Medgadget: Does the algorithm get smarter the more cases it sees?
Warier: The algorithm can get smarter the more cases it sees provided it gets the scan as well as its corresponding radiology report. Usually, this is possible only if the solution is hosted on the cloud.
Medgadget: How do you ensure the safety of this data/patient information on the cloud?
Warier: We are HIPAA compliant and have implemented a variety of measures to protect data on our cloud. However, for our cloud deployments, we also implement one more level of security. We anonymize any scans that are processed on the cloud, ensuring that there is no personally identifiable information on our cloud servers.
Medgadget: What do you think the future of AI in medicine will look like, ten or twenty years from now?
Warier: We’ll have ingestible sensors, handheld ultrasounds, wearable vital sign monitors and many more. In the future, there will be several ways in which devices will continuously monitor data from the human body.
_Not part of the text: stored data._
static EI_IMPULSE_ERROR build_fast_dsp(kws_handle *h, KwsFastPlan &F, std::vector<float> &shared)
{
    const Model &m = h->model;
    const DspCfg &c = m.dsp;
    const KwsDspPlan &P = h->dsp;
    const int NF = c.num_filters, nfr = P.n_frames, ncep = P.n_cepstral;
    F.mfe = c.block == DSP_BLOCK_MFE ? 1 : 0;
    if (P.generic) return fail(KWS_ERROR_UNSUPPORTED_MODEL, "fast mode serves the configurations of the tuned MFCC kernel (fft 256, 32 / 40 filters, "
                                                            "up to 52 aligned frames); this model runs on the general kernels");
    if (c.fft_length != 256) return fail(KWS_ERROR_UNSUPPORTED_MODEL, "fast mode: fft_length %d (kernel is built for 256)", c.fft_length);
    if (NF != 32 && NF != 40) return fail(KWS_ERROR_UNSUPPORTED_MODEL, "fast mode: %d mel filters (the kernel is instantiated for 32 and 40)", NF);
    if ((ncep <= 16 || F.wps >= 3) && nfr <= 52) { F.cr = 13; F.cg = 16; }
    else if (nfr <= 51) { F.cr = 17; F.cg = 20; }
    else return fail(KWS_ERROR_UNSUPPORTED_MODEL, "fast mode: %d frames x %d cepstra outside the cmvnw layouts", nfr, ncep);
    if (nfr < 2) return fail(KWS_ERROR_UNSUPPORTED_MODEL, "fast mode: %d frames", nfr);

// ... 114 lines not shown
        h_twiddles(c.fft_length / 2, tw);
        h_super_twiddles(c.fft_length / 2, stw);
        while (shared.size() & 3) shared.push_back(0.0f);
        F.twl_off = (int)shared.size();
        for (int fl = 0; fl < 8; fl++)
            for (int a = 0; a < 4; a++)
                for (int m = 1; m <= 3; m++) { const float2 v = tw[(size_t)m * (fl + 8 * a)]; shared.push_back(v.x); shared.push_back(v.y); }
        for (int fl = 0; fl < 8; fl++)
            for (int q = 0; q < 8; q++) {
                const int k = fl + 8 * (q & 3) + 32 * (q >> 2);
                const float2 v = stw[(size_t)(k == 0 ? c.fft_length / 4 : k) - 1];
                shared.push_back(v.x); shared.push_back(v.y);
            }
    }
    while (shared.size() & 3) shared.push_back(0.0f);
    F.dct_off = (int)shared.size();
    shared.insert(shared.end(), frag.begin(), frag.end());
    return EI_IMPULSE_OK;
}

static void fast_wave_floats(const kws_handle *h, KwsFastPlan &F, int need_f, int need_r1)
{
    const int nfr = h->dsp.n_frames;
    if (F.wps >= 3) {
        F.f_floats = round_up(std::max(nfr * F.fs + nfr, need_f), 4) + 48;
    } else {
        F.f_floats = round_up(std::max(nfr * F.fs + nfr, need_f), 4) + KWS_FAST_WAVE + 48;
        F.sink_off = F.f_floats - KWS_FAST_WAVE - 48;
    }
    F.stash_off = F.f_floats - 48;
// ... 75 lines not shown
    std::vector<float> shared;
    EI_IMPULSE_ERROR e = build_fast_dsp(h, F, shared);
    if (e) return e;
    F.fs = h->dsp.n_filters + 4;
    F.fuse = 0;
    F.n_labels = (int)h->model.labels.size();
    F.qnet = qcp;
    F.q_floats = (int)((kws_fast_qnet_bytes(qcp) + 15) / 16 * 4);
    if (!h->d_nn) {
        std::vector<KwsNnPlan> one(1, h->nn);
        if ((e = h->upload(one, &h->d_nn))) return e;
    }
    return finish_fast_plan(h, F, shared, 24 * 8 + 96, 72 * qcp / 4);
}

Artificial Intelligence will play a crucial role in finding meaning out of this data, correlating it to disease events, and help pre-empt disease by medicating appropriately or suggesting lifestyle changes. This will improve lives of people with chronic conditions, but also help many others avoid these conditions pre-emptively.
Focusing on radiology, I like to point to an analogy to pathology, specifically to a test called the complete blood count. In the 1980s, this test was completely manual, with pathologists having to count the different cellular components in a blood sample using a microscope. It used to take 15-20 minutes per test. Today, machines can do 100s of these tests in minutes, and pathologists can spend more time on tasks such as detecting or grading cancer. I believe radiology is also headed in a similar direction, where more basic modalities such as X-rays could be automated using AI and serve as a screening tool for further testing. AI will help screen and triage the normal cases, allowing radiologists to focus on the critical and complex cases.